What we mean by ideological education is the creation of the power of conviction. On the basis of revolutionary work, revolutionary life, free life, and the beauty of social life, it means convincing one’s surroundings and giving them faith. What else should we understand by ideological education? Learning certain pieces of information is not ideological education, nor is it ideology itself. It merely signifies the acquisition of theoretical information. In its true essence, ideology is convincing oneself. It is believing in free life and in the reality of revolution; believing in the struggle for such a life. It is being convinced of its dignity and beauty and binding oneself to life through it. Nothing more. Therefore, consciousness is different from theoretical information.

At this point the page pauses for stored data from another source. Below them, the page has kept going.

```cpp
int icv_attn7_dispatch(const void* q, int64_t ldq, const void* k, int64_t ldk, const void* v, int64_t ldv,
                       void* o, int64_t ldo, float* acc, int64_t ldacc, float* ml, int state_in,
                       int state_out, int64_t Sq, int64_t Skv, int64_t heads, float scale, int var,
                       hipStream_t st) {
  att7::Params p;
  int short_max = icv_get_option_int("attn7_short", -1);
  if (short_max < 0) short_max = ATTN7_SHORT_DEFAULT;
  const bool short_kv = Skv <= short_max;
  attc::fill_params(p, q, ldq, k, ldk, v, ldv, o, ldo, acc, ldacc, ml, state_in, state_out, Sq, Skv, heads, scale, short_kv ? 128 : 256);
  if (p.sc == 1.0f && icv_get_option_int("attn_unit_scale", 1)) var |= 16;
  p.ablate = icv_get_option_int("attn7_ablate", 0);
  p.trace = icv_attention_trace_buffer(&p.trace_cap);
  if (short_kv) return (var & 16) ? att7::launch<16, 4, 2>(p, st) : att7::launch<0, 4, 2>(p, st);
  switch (var) {
    case 0: return att7::launch<0>(p, st);
    case 1: return att7::launch<1>(p, st);
    case 4: return att7::launch<4>(p, st);
    case 5: return att7::launch<5>(p, st);
    case 6: return att7::launch<6>(p, st);
    case 7: return att7::launch<7>(p, st);
    case 8: return att7::launch<8>(p, st);
    case 24: return att7::launch<24>(p, st);
    case 32: return att7::launch<32>(p, st);
    case 48: return att7::launch<48>(p, st);
    case 128: return att7::launch<128>(p, st);
    case 144: return att7::launch<144>(p, st);
    case 132: return att7::launch<132>(p, st);
    case 148: return att7::launch<148>(p, st);
    case 16: return att7::launch<16>(p, st);
    case 17: return att7::launch<17>(p, st);
    case 20: return att7::launch<20>(p, st);
    case 21: return att7::launch<21>(p, st);
    case 22: return att7::launch<22>(p, st);
    case 23: return att7::launch<23>(p, st);
  }
  icv_set_error("icv_attention_fwd: unknown attn7 variant %d", var);
  return 1;
}
```

infinicube_amd/csrc/attn7p.hip:

```cpp
#include "attn_common.h"

namespace att7p {

using attc::D;
using attc::NEG_BIG;
using attc::lds_read_tr16;
constexpr int KVB = 64;
constexpr int TILE_BYTES = KVB * D * 2;
constexpr int STAGE_BYTES = 2 * TILE_BYTES;
constexpr int NST = 4, NW = 8, NI = 16 / NW, QB = NW * 32;
constexpr int LDS_BYTES = NST * STAGE_BYTES + 64;
constexpr int MAX_PIECES = ICV_ATTN_MAX_PIECES;

struct Piece {
  const bf16_t* k;
  const bf16_t* v;
  int rows;
  int flag;
  unsigned value;
  int pad;
};

struct Params {
  attc::Params a;
// ... 18 lines not shown
      : "v"(gsrc), "s"(lds_dst)
      : "memory");
}

__device__ __forceinline__ void dma16s(const void* base, unsigned off, unsigned lds_dst) {
  unsigned keep;
  asm volatile(
      "s_mov_b32 %0, m0\n\t"
      "s_mov_b32 m0, %3\n\t"
      "s_nop 0\n\t"
      "global_load_lds_dwordx4 %1, %2\n\t"
      "s_mov_b32 m0, %0"
      : "=&s"(keep)
      : "v"(off), "s"(base), "s"(lds_dst)
      : "memory");
}

__device__ __forceinline__ unsigned load_flag_async(const unsigned* f) {
  unsigned v;
  asm volatile("global_load_dword %0, %1, off sc0 sc1" : "=v"(v) : "v"(f) : "memory");
  return v;
}
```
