__global__ __launch_bounds__(256, 2) void wino_bwdw_fused_kernel(
    const float* __restrict__ gy, const float* __restrict__ x,
    float* __restrict__ slab, int B, int Ci, int H, int W, int Co, int OH,
    int OW, int tH, int tW, int pad, int t_per, FastDiv d_thw, FastDiv d_tw) {
  __shared__ __attribute__((aligned(16))) float Gl[WF_OP];
  __shared__ __attribute__((aligned(16))) float Xl[WF_OP];

  const int T = B * tH * tW;
  const int ci0 = blockIdx.y * 32;
  const int co0 = blockIdx.x * 32;
  const int t_begin = blockIdx.z * t_per;
  const int t_end = min(T, t_begin + t_per);

  const int tid = threadIdx.x;
  const int lane = tid & 63;
  const int wid = tid >> 6;
  const int wco = (wid >> 1) * 16;
  const int wci = (wid & 1) * 16;
  const int frag_r = lane >> 4;
  const int frag_c = lane & 15;

  f32x4 acc[16];
  #pragma unroll
  for (int f = 0; f < 16; ++f) acc[f] = f32x4{};

  const int s_ch = tid >> 3;
  const int s_t = tid & 7;

  float gg[2][2];
  float xd[4][4];

  auto load_regs = [&](int t0) {
    const int t = t0 + s_t;
    const int tc = t < T ? t : T - 1;
    const bool tv = t < t_end;
    const unsigned b = d_thw.div((unsigned)tc);
    const unsigned rem = d_thw.mod((unsigned)tc, b);
    const unsigned th = d_tw.div(rem);
    const unsigned tw = d_tw.mod(rem, th);
    {
      const float* gp = gy + ((long)b * Co + co0 + s_ch) * OH * OW
                        + (long)th * 2 * OW + tw * 2;
      gg[0][0] = tv ? gp[0] : 0.f;
      gg[0][1] = tv ? gp[1] : 0.f;
// ... 44 lines not shown
      xp4[a] = f32x4{u[a][0] - u[a][2], u[a][1] + u[a][2],
                     u[a][2] - u[a][1], u[a][1] - u[a][3]};
    }
  };

  const float* pa = &Gl[(wco + frag_c) * WF_RS + frag_r * WF_KS];
  const float* pb = &Xl[(wci + frag_c) * WF_RS + frag_r * WF_KS];

  load_regs(t_begin);
  for (int t0 = t_begin; t0 < t_end; t0 += 8) {
    store_stage();
    __syncthreads();
    if (t0 + 8 < t_end) load_regs(t0 + 8);
    wino_kstep_mfma(pa, pb, acc);
    __syncthreads();
  }

  const long numel = (long)Co * Ci * 9;
  #pragma unroll
  for (int i = 0; i < 4; ++i) {
    const int co = co0 + wco + frag_r * 4 + i;
    const int ci = ci0 + wci + frag_c;
    if (co >= Co || ci >= Ci) continue;
    float u[4][4];
    #pragma unroll
    for (int f = 0; f < 16; ++f) u[f >> 2][f & 3] = acc[f][i];
    float t3[3][4];
    #pragma unroll
    for (int bb = 0; bb < 4; ++bb) {
      t3[0][bb] = u[0][bb] + 0.5f * (u[1][bb] + u[2][bb]);
      t3[1][bb] = 0.5f * (u[1][bb] - u[2][bb]);
      t3[2][bb] = 0.5f * (u[1][bb] + u[2][bb]) + u[3][bb];
    }
    float* gp = slab + (long)blockIdx.z * numel + ((long)co * Ci + ci) * 9;
    #pragma unroll
    for (int r = 0; r < 3; ++r) {
      gp[r * 3 + 0] = t3[r][0] + 0.5f * (t3[r][1] + t3[r][2]);
      gp[r * 3 + 1] = 0.5f * (t3[r][1] - t3[r][2]);
      gp[r * 3 + 2] = 0.5f * (t3[r][1] + t3[r][2]) + t3[r][3];
    }
  }
}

Learning theoretical information is one thing; acquiring consciousness is another.

Consciousness is connected to ideology. The other aspect is the education of approach and mastery. Education in approaches and mastery is necessary so that we can successfully apply our accumulated knowledge in practice, learn the methods, means, and styles of revolution, and make better use of the instruments of revolution. Propaganda is also necessary in order to develop the power of our language.

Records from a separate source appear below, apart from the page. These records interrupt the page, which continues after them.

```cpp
int ggs_check_invariants(ggs_handle *h) {
  int rc = require_ready(h, false);
  if (rc) return rc;
  const int K = h->K;
  const size_t bytes = 16 + sizeof(int32_t) * (size_t)K;
  if ((rc = ensure_global_counts(h))) return rc;
  if ((rc = ensure_scratch(h, bytes))) return rc;
  auto *d_total = static_cast<unsigned long long *>(h->d_scratch);
  auto *d_flags = reinterpret_cast<uint32_t *>(static_cast<char *>(h->d_scratch) + 8);
  auto *d_col = reinterpret_cast<int32_t *>(static_cast<char *>(h->d_scratch) + 16);
  HIP_TRY(h, hipMemsetAsync(h->d_scratch, 0, bytes, h->stream));
  const int64_t kv = (int64_t)K * h->V;
  hipLaunchKernelGGL(invariants_kernel, dim3(grid_for(kv, 256)), dim3(256), 0, h->stream, h->d_n_wk, kv, K, d_total, d_col, d_flags);
  HIP_TRY(h, hipGetLastError());
  if ((rc = launch_magnitude(h))) return rc;
  std::vector<unsigned char> host(bytes);
  std::vector<int32_t> nk((size_t)K);
  if ((rc = copy_out(h, host.data(), h->d_scratch, bytes))) return rc;
  if ((rc = copy_out(h, nk.data(), h->d_n_k, sizeof(int32_t) * (size_t)K))) return rc;
  unsigned long long total; uint32_t fl;
  std::memcpy(&total, host.data(), 8); std::memcpy(&fl, host.data() + 8, 4);
  const int32_t *col = reinterpret_cast<const int32_t *>(host.data() + 16);
  if (fl & 1u) return set_err(h, GGS_ERR_INVARIANT, "negative type-topic count");
  if ((int64_t)total != (h->global_tokens >= 0 ? h->global_tokens : h->N)) return set_err(h, GGS_ERR_INVARIANT, "type-topic counts do not sum to the corpus size");
  for (int k = 0; k < K; ++k)
    if (col[k] != nk[(size_t)k]) return set_err(h, GGS_ERR_INVARIANT, "column sum differs from tokensPerTopic");
  return GGS_OK;
}

int ggs_get_launch_info(ggs_handle *h, int64_t *num_chunks, int32_t *lds_bytes_z, int32_t *docs_per_block_theta) {
  if (!h) return GGS_ERR_BAD_ARG;
  const LaunchPlan &pl = h->plan;
  if (num_chunks) *num_chunks = pl.sliced() ? h->Cs + h->Cw : h->C;
  if (lds_bytes_z) *lds_bytes_z = pl.sliced() ? sliced_fused_lds(h->K, pl.hot_cap) : pl.z.lds;
  if (docs_per_block_theta) *docs_per_block_theta = h->cfg->theta_docs;
  return GGS_OK;
}

int ggs_get_num_hot_words(ggs_handle *h, int32_t *num_hot) {
  if (!h || !num_hot) return GGS_ERR_BAD_ARG;
  *num_hot = (h->plan.sliced() && !(h->flags & GGS_FLAG_PCGS)) ? h->num_hot + h->num_warm : 0;
  return GGS_OK;
}

int ggs_get_z_parts(ggs_handle *h, int32_t *parts) {
  if (!h || !parts) return GGS_ERR_BAD_ARG;
  const int32_t P = (int32_t)h->part_doc.size() - 1;
  *parts = (h->plan.stream() && h->overlap_theta && P > 1 && !(h->flags & GGS_FLAG_PCGS)) ? P : 1;
  return GGS_OK;
}

int ggs_get_warm_tiers(ggs_handle *h, int32_t *tiers, int32_t *warm_words, int32_t *docs_per_chunk) {
  if (!h) return GGS_ERR_BAD_ARG;
  const bool on = h->have_corpus && h->plan.sliced() && !(h->flags & GGS_FLAG_PCGS);
  if (tiers) *tiers = on ? h->warm_tiers : 0;
  if (warm_words) *warm_words = on ? h->num_warm : 0;
  if (docs_per_chunk) *docs_per_chunk = on && h->warm_tiers ? h->plan.warm_docs : 0;
  return GGS_OK;
}

int ggs_get_z_form(ggs_handle *h, int32_t *kernel, int32_t *form, int32_t *calibrated) {
  if (!h) return GGS_ERR_BAD_ARG;
  const bool pcgs = (h->flags & GGS_FLAG_PCGS) != 0;
  const bool splittable = !pcgs && h->plan.sliced() && h->Cs > h->Cc && h->Cc > 0;
  if (kernel) *kernel = h->spalias ? 6 : pcgs ? (h->pcgs_wave ? 5 : 4) : h->plan.kernel;
  if (form) *form = (!pcgs && h->plan.sliced()) ? (splittable && h->z_split ? 1 : 2) : 0;
  if (calibrated) *calibrated = (splittable && h->z_split_tried && !h->plan.split_forced && h->plan.split) ? 1 : 0;
  return GGS_OK;
}

int ggs_java_lcg_next_ints(int32_t seed, int32_t bound, int64_t n, int32_t *out) {
  if (bound <= 0 || n < 0 || (n > 0 && !out)) return GGS_ERR_BAD_ARG;
  java_lcg_next_ints(seed, bound, n, out);
  return GGS_OK;
}

namespace {
struct TmpDev {
  std::vector<void *> p;
  ~TmpDev() { for (void *q : p) if (q) (void)hipFree(q); }
  void *get(size_t bytes) { void *q = nullptr; if (hipMalloc(&q, std::max<size_t>(bytes, 16)) != hipSuccess) return nullptr; p.push_back(q); return q; }
};
}

int ggs_debug_philox(int32_t device_id, int64_t n, const uint32_t *ctr, const uint32_t *key, uint32_t *out) {
  if (n <= 0 || !ctr || !key || !out || hipSetDevice(device_id) != hipSuccess) return GGS_ERR_BAD_ARG;
  TmpDev t;
  auto *dc = static_cast<uint32_t *>(t.get(n * 16)); auto *dk = static_cast<uint32_t *>(t.get(n * 8)); auto *dou = static_cast<uint32_t *>(t.get(n * 16));
  if (!dc || !dk || !dou) return GGS_ERR_HIP;
  if (hipMemcpy(dc, ctr, n * 16, hipMemcpyHostToDevice) != hipSuccess || hipMemcpy(dk, key, n * 8, hipMemcpyHostToDevice) != hipSuccess) return GGS_ERR_HIP;
  hipLaunchKernelGGL(debug_philox_kernel, dim3((unsigned)((n + 255) / 256)), dim3(256), 0, nullptr, n, dc, dk, dou);
  if (hipMemcpy(out, dou, n * 16, hipMemcpyDeviceToHost) != hipSuccess) return GGS_ERR_HIP;
  return GGS_OK;
}

int ggs_debug_math(int32_t device_id, int32_t op, int64_t n, const double *x, const double *y, double *out) {
  if (n <= 0 || !x || !out || hipSetDevice(device_id) != hipSuccess) return GGS_ERR_BAD_ARG;
  TmpDev t;
  auto *dx = static_cast<double *>(t.get(n * 8)); auto *dy = static_cast<double *>(t.get(n * 8)); auto *dou = static_cast<double *>(t.get(n * 8));
  if (!dx || !dy || !dou) return GGS_ERR_HIP;
  if (hipMemcpy(dx, x, n * 8, hipMemcpyHostToDevice) != hipSuccess) return GGS_ERR_HIP;
  if (hipMemcpy(dy, y ? y : x, n * 8, hipMemcpyHostToDevice) != hipSuccess) return GGS_ERR_HIP;
  hipLaunchKernelGGL(debug_math_kernel, dim3((unsigned)((n + 255) / 256)), dim3(256), 0, nullptr, op, n, dx, dy, dou);
  if (hipMemcpy(out, dou, n * 8, hipMemcpyDeviceToHost) != hipSuccess) return GGS_ERR_HIP;
  return GGS_OK;
}

int ggs_debug_draw(int32_t device_id, int32_t kind, uint64_t seed, uint32_t iteration, uint32_t purpose, uint64_t elem0, int64_t n,
                   const double *shape, double *out, int32_t *status) {
  if (n <= 0 || !out || (kind == 2 && !shape) || hipSetDevice(device_id) != hipSuccess) return GGS_ERR_BAD_ARG;
  TmpDev t;
  auto *ds = static_cast<double *>(t.get(n * 8)); auto *dou = static_cast<double *>(t.get(n * 8)); auto *dst = static_cast<uint32_t *>(t.get(16));
  if (!ds || !dou || !dst) return GGS_ERR_HIP;
  if (shape && hipMemcpy(ds, shape, n * 8, hipMemcpyHostToDevice) != hipSuccess) return GGS_ERR_HIP;
  if (hipMemset(dst, 0, 16) != hipSuccess) return GGS_ERR_HIP;
  hipLaunchKernelGGL(debug_draw_kernel, dim3((unsigned)((n + 255) / 256)), dim3(256), 0, nullptr, kind, seed, iteration, purpose, elem0, n, ds, dou, dst);
  uint32_t st = 0;
  if (hipMemcpy(out, dou, n * 8, hipMemcpyDeviceToHost) != hipSuccess || hipMemcpy(&st, dst, 4, hipMemcpyDeviceToHost) != hipSuccess) return GGS_ERR_HIP;
  if (status) *status = (int32_t)st;
  return GGS_OK;
}

int ggs_debug_poisson(int32_t device_id, double beta, int32_t threshold, uint64_t seed, uint32_t iteration, uint32_t purpose, uint64_t elem0, int64_t n,
                      const int32_t *counts, int32_t *out) {
  const int32_t L = threshold == 0 ? 100 : threshold;
  if (n <= 0 || !counts || !out || !(beta > 0) || L < 1 || L > kPoissonMaxThreshold || hipSetDevice(device_id) != hipSuccess) return GGS_ERR_BAD_ARG;
  for (int64_t i = 0; i < n; ++i)
    if (counts[i] < 0) return GGS_ERR_BAD_ARG;
  std::vector<double> T;
  build_poisson_table(beta, L, T);
  TmpDev t;
  auto *dt = static_cast<double *>(t.get(T.size() * 8)); auto *dc = static_cast<int32_t *>(t.get(n * 4));
  auto *dou = static_cast<int32_t *>(t.get(n * 4)); auto *dst = static_cast<uint32_t *>(t.get(16));
  if (!dt || !dc || !dou || !dst) return GGS_ERR_HIP;
  if (hipMemcpy(dt, T.data(), T.size() * 8, hipMemcpyHostToDevice) != hipSuccess || hipMemcpy(dc, counts, n * 4, hipMemcpyHostToDevice) != hipSuccess ||
      hipMemset(dst, 0, 16) != hipSuccess)
    return GGS_ERR_HIP;
  hipLaunchKernelGGL(debug_poisson_kernel, dim3((unsigned)((n + 255) / 256)), dim3(256), 0, nullptr, seed, iteration, purpose, elem0, n, dc, L, beta, dt, T[0],
                     dou, dst);
  uint32_t st = 0;
  if (hipGetLastError() != hipSuccess || hipMemcpy(out, dou, n * 4, hipMemcpyDeviceToHost) != hipSuccess || hipMemcpy(&st, dst, 4, hipMemcpyDeviceToHost) != hipSuccess)
    return GGS_ERR_HIP;
  return st ? GGS_ERR_RNG_EXHAUSTED : GGS_OK;
}

int ggs_debug_alias(int32_t device_id, int32_t V, int32_t K, const double *phi, const double *alpha, double *ps, int32_t *a, double *type_norm) {
  if (V <= 0 || K <= 0 || K > kPcgsWaveMaxTopics || !phi || !alpha || !ps || !a || !type_norm || hipSetDevice(device_id) != hipSuccess) return GGS_ERR_BAD_ARG;
  const size_t kv = (size_t)K * V;
  std::vector<double> phiT(kv);
  for (int32_t k = 0; k < K; ++k)
    for (int32_t v = 0; v < V; ++v) phiT[(size_t)v * K + k] = phi[(size_t)k * V + v];
  TmpDev t;
  auto *dphi = static_cast<double *>(t.get(kv * 8)); auto *dal = static_cast<double *>(t.get((size_t)K * 8));
  auto *dps = static_cast<double *>(t.get(kv * 8)); auto *da = static_cast<int32_t *>(t.get(kv * 4)); auto *dtn = static_cast<double *>(t.get((size_t)V * 8));
  if (!dphi || !dal || !dps || !da || !dtn) return GGS_ERR_HIP;
  if (hipMemcpy(dphi, phiT.data(), kv * 8, hipMemcpyHostToDevice) != hipSuccess || hipMemcpy(dal, alpha, (size_t)K * 8, hipMemcpyHostToDevice) != hipSuccess)
    return GGS_ERR_HIP;
  AliasParams ap{};
  ap.phiT = dphi; ap.alpha = dal; ap.ps = dps; ap.a = da; ap.type_norm = dtn; ap.V = V; ap.K = K; ap.Kp = K; ap.wpb = alias_words_per_block(K);
  if (hipFuncSetAttribute(reinterpret_cast<const void *>(alias_build_kernel), hipFuncAttributeMaxDynamicSharedMemorySize, kMaxLdsBytes) != hipSuccess) return GGS_ERR_HIP;
  hipLaunchKernelGGL(alias_build_kernel, dim3((unsigned)std::min<int64_t>(((int64_t)V + ap.wpb - 1) / ap.wpb, 4096)), dim3(64), alias_lds_bytes(K, ap.wpb), nullptr, ap);
  if (hipGetLastError() != hipSuccess || hipMemcpy(ps, dps, kv * 8, hipMemcpyDeviceToHost) != hipSuccess ||
      hipMemcpy(a, da, kv * 4, hipMemcpyDeviceToHost) != hipSuccess || hipMemcpy(type_norm, dtn, (size_t)V * 8, hipMemcpyDeviceToHost) != hipSuccess)
    return GGS_ERR_HIP;
  return GGS_OK;
}

int ggs_debug_column_sum_guided(int32_t device_id, int32_t V, int32_t K, const double *x, const int32_t *counts, double beta, const double *guess,
                                double *out, double *pref_out, int32_t *n_k_out) {
  if (V <= 0 || K <= 0 || (!x == !counts) || !out || hipSetDevice(device_id) != hipSuccess) return GGS_ERR_BAD_ARG;
  TmpDev t;
  const size_t kv = (size_t)V * K;
  ggs_handle tmp;
  tmp.K = K; tmp.V = V; tmp.beta = beta; tmp.stream = nullptr; tmp.exact_sum = true;
  tmp.sum_nseg = (V + kSumSegRows - 1) / kSumSegRows;
  const size_t pref_bytes = ((size_t)tmp.sum_nseg + 1) * K * 8;
  tmp.d_sum_pref = static_cast<double *>(t.get(pref_bytes));
  tmp.d_sum_fn = static_cast<double *>(t.get((size_t)tmp.sum_nseg * K * 32));
  void *dsrc = t.get(kv * (x ? 8 : 4));
  auto *dou = static_cast<double *>(t.get((size_t)K * 8));
  auto *dnk = static_cast<int32_t *>(t.get((size_t)K * 4));
  int rc = GGS_OK;
  if (!tmp.d_sum_pref || !tmp.d_sum_fn || !dsrc || !dou || !dnk) rc = GGS_ERR_HIP;
  else if (hipMemcpy(dsrc, x ? (const void *)x : (const void *)counts, kv * (x ? 8 : 4), hipMemcpyHostToDevice) != hipSuccess) rc = GGS_ERR_HIP;
  else if (guess && hipMemcpy(tmp.d_sum_pref, guess, pref_bytes, hipMemcpyHostToDevice) != hipSuccess) rc = GGS_ERR_HIP;
  else {
    if (x) launch_column_sum<double, false>(&tmp, static_cast<const double *>(dsrc), K, K, dou, nullptr, guess != nullptr, true);
// ... 15 lines not shown
```

### ldagroupedgibbssampler_amd/csrc/ggs_z_kernel.hpp

```cpp
#pragma once
#include "ggs_kernels.hpp"

namespace ggs {
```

If the field is military, such education is necessary to use military and technical tools effectively. If the field concerns relations with the people, it is necessary to develop a proper discourse and style and to behave correctly toward the people. If the field is administration, it is necessary to learn how to assign people to the right tasks, as well as the methods, procedures, and techniques of leadership and management. All of this can be understood as part of education in mastery and technical development. It can also be described as the practical application of a person’s skills and accumulated experience, using them effectively in relation to work and developing methods that ensure success in a correct and influential manner. We may call this professional and technical education. Military training also belongs within this category.

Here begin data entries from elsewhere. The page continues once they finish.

static int grid_eval_blocks_impl(hu_tape t, const int32_t* blocks_dev, uint32_t n_blocks, const uint32_t* n_dev, double resolution,
                                 const double origin[3], float step, const uint32_t dims[3], int layout,
                                 void* out_dev, void* stream)
{
    if (!t || !origin || !out_dev || (!blocks_dev && n_blocks)) return fail(HU_ERR_BAD_ARG, "NULL argument");
    if (layout != 0 && layout != 1) return fail(HU_ERR_BAD_ARG, "layout must be 0 or 1");
    uint64_t cells;
    int rc;
    if ((rc = check_dims(dims, cells))) return rc;
    if (cells > (1ull << 24)) return fail(HU_ERR_BAD_ARG, "a block may have at most 2^24 cells (256^3)");
    if (n_blocks == 0) return HU_OK;
    const bool blocks_ragged = t->spec && t->spec->deferred && !brick_tiles(dims[0], dims[1], dims[2]);
    const bool blocks_runs = blocks_ragged && !boxes_worthwhile(dims[0], dims[1], dims[2]);
    if (t->spec && t->spec->blocks[layout] && (!blocks_ragged || (blocks_runs ? t->spec->blocks_runs[layout] : t->spec->blocks_ragged[layout]))) {
        const uint32_t per_block = kSpecBlock * kSpecVoxelsPerLane;
        uint32_t chunks = (uint32_t)((cells + per_block - 1) / per_block);
        uint32_t bricks = 0u;
        const bool ragged = blocks_ragged && !blocks_runs;
        if (t->spec->deferred && !blocks_runs) {
            const uint32_t bxn = (dims[0] + 15u) / 16u, byn = (dims[1] + 15u) / 16u, bzn = (dims[2] + 15u) / 16u;
            bricks = (byn << 16) | bzn;
            chunks = bxn * byn * bzn;
        }
        const double extent = (double)step * (double)std::max(dims[0], std::max(dims[1], dims[2]));
        SpecEval ev{t->extra_dev, spec_flags(t, list_reach(resolution, origin[0], origin[1], origin[2], extent))};
        const int4* b = (const int4*)blocks_dev;
        double res = resolution, ox = origin[0], oy = origin[1], oz = origin[2];
        uint32_t sx = dims[0];
        Dim sy = make_dim(dims[1]), sz = make_dim(dims[2]);
        const uint32_t piece = units_per_launch(chunks, kSpecBlock);
        for (uint32_t b0 = 0; b0 < n_blocks; b0 += piece) {
            uint32_t first = b0;
            const uint32_t count = n_blocks - b0 < piece ? n_blocks - b0 : piece;
            const uint32_t* masks = nullptr;
            if (bricks) {
                MaskArgs m{};
                m.mode = 1u; m.n_boxes = chunks * count; m.chunks = chunks; m.boxes_y = bricks >> 16; m.boxes_z = bricks & 0xffffu;
                m.nx = dims[0]; m.ny = dims[1]; m.nz = dims[2]; m.unit_base = b0; m.units = b; m.n_units_dev = n_dev; m.step = step;
                m.res = res; m.ox = ox; m.oy = oy; m.oz = oz;
                if ((layout == 1 || t->spec->prune_all) && (rc = prepare_masks(t, m, (hipStream_t)stream, &masks))) return rc;
            }
            if (blocks_runs) {
                void* args[] = {&ev, &b, &n_dev, &first, &chunks, &res, &ox, &oy, &oz, &step, &sx, &sy, &sz, &out_dev};
                HU_HIP(hipModuleLaunchKernel(t->spec->blocks_runs[layout], chunks * count, 1, 1, kSpecBlock, 1, 1, 0u, (hipStream_t)stream, args, nullptr));
            } else {
                void* args[] = {&ev, &b, &n_dev, &first, &chunks, &bricks, &res, &ox, &oy, &oz, &step, &sx, &sy, &sz, &out_dev, &masks};
                HU_HIP(hipModuleLaunchKernel(ragged ? t->spec->blocks_ragged[layout] : t->spec->blocks[layout], chunks * count, 1, 1, kSpecBlock, 1, 1,
                                             bricks ? box_table_bytes(t->spec) : 0u, (hipStream_t)stream, args, nullptr));
            }
        }
        return HU_OK;
    }
    LaunchShape ls;
    if ((rc = launch_shape(t, ls, layout == 1 && distance_only(t), 2, true))) return rc;
    if ((rc = ensure_attrs())) return rc;
    const uint32_t per_block = ls.block * ls.voxels_per_lane;
    const uint32_t chunks = (uint32_t)((cells + per_block - 1) / per_block);
    const dim3 block(ls.block);
    const uint32_t piece = units_per_launch(chunks, ls.block);
#define HU_LAUNCH_BLOCKS(L, D, NV)                                                                                 \
    hipLaunchKernelGGL((k_grid_eval_blocks<InterpEval<D>, L, NV>), grid, block, ls.lds, (hipStream_t)stream,           \
                       (InterpEval<D>{ls.prog, t->extra_dev, ls.n4}), (const int4*)blocks_dev, n_dev, b0, chunks, 0u, resolution, \
                       origin[0], origin[1], origin[2], step, dims[0], make_dim(dims[1]), make_dim(dims[2]), out_dev, (const uint32_t*)nullptr)
    const bool d_only = layout == 1 && distance_only(t);
    for (uint32_t b0 = 0; b0 < n_blocks; b0 += piece) {
        const dim3 grid(chunks * (n_blocks - b0 < piece ? n_blocks - b0 : piece));
        if (ls.voxels_per_lane == 2) {
            if (layout == 0) HU_LAUNCH_BLOCKS(0, false, 2);
            else if (d_only) HU_LAUNCH_BLOCKS(1, true, 2);
            else HU_LAUNCH_BLOCKS(1, false, 2);
        } else {
            if (layout == 0) HU_LAUNCH_BLOCKS(0, false, 1);
            else if (d_only) HU_LAUNCH_BLOCKS(1, true, 1);
            else HU_LAUNCH_BLOCKS(1, false, 1);
        }
    }
#undef HU_LAUNCH_BLOCKS
    HU_HIP(hipGetLastError());
    return HU_OK;
}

Training in media and journalism, political education, organizational education, and propaganda education—all of these involve using skills and competencies effectively and employing the necessary methods and tools properly in order to accomplish tasks successfully. In this sense, they also constitute important forms of education for carrying forward party work.

We have said that the reality of the Leadership is a reality of education. Our movement is a movement of education. The history of our party, in essence, is a history of educational work and educational struggle. So how did this history develop? Through what stages did it pass? Through which methods and instruments did we educate ourselves? How did we bring ourselves to the level where we could live correctly and successfully carry out the tasks of the party, the people, and the revolution? In this regard, we must know this history from the very first emergence—which we define as the leadership breakthrough—up to the present day. Indeed, the history of our party is, in one respect, composed of these educational stages.

What emerges here and imposes its importance upon us is the following: no work develops without education, and at the beginning of everything we must prepare ourselves through education. In the end, we may define education as learning mastery and accumulating the experience of all forms of work.

How did this begin? The Leadership began with research, reading, and discussion. It educated itself through observation, gathering information, learning, understanding, reading, and analyzing these things. All of this was made the basis of cadre formation. There is such a dimension within the Leadership’s educational approach. In the Leadership, the essential thing is knowing oneself through knowledge and transforming that awareness into ideology. In this way it also becomes a force of conviction and faith.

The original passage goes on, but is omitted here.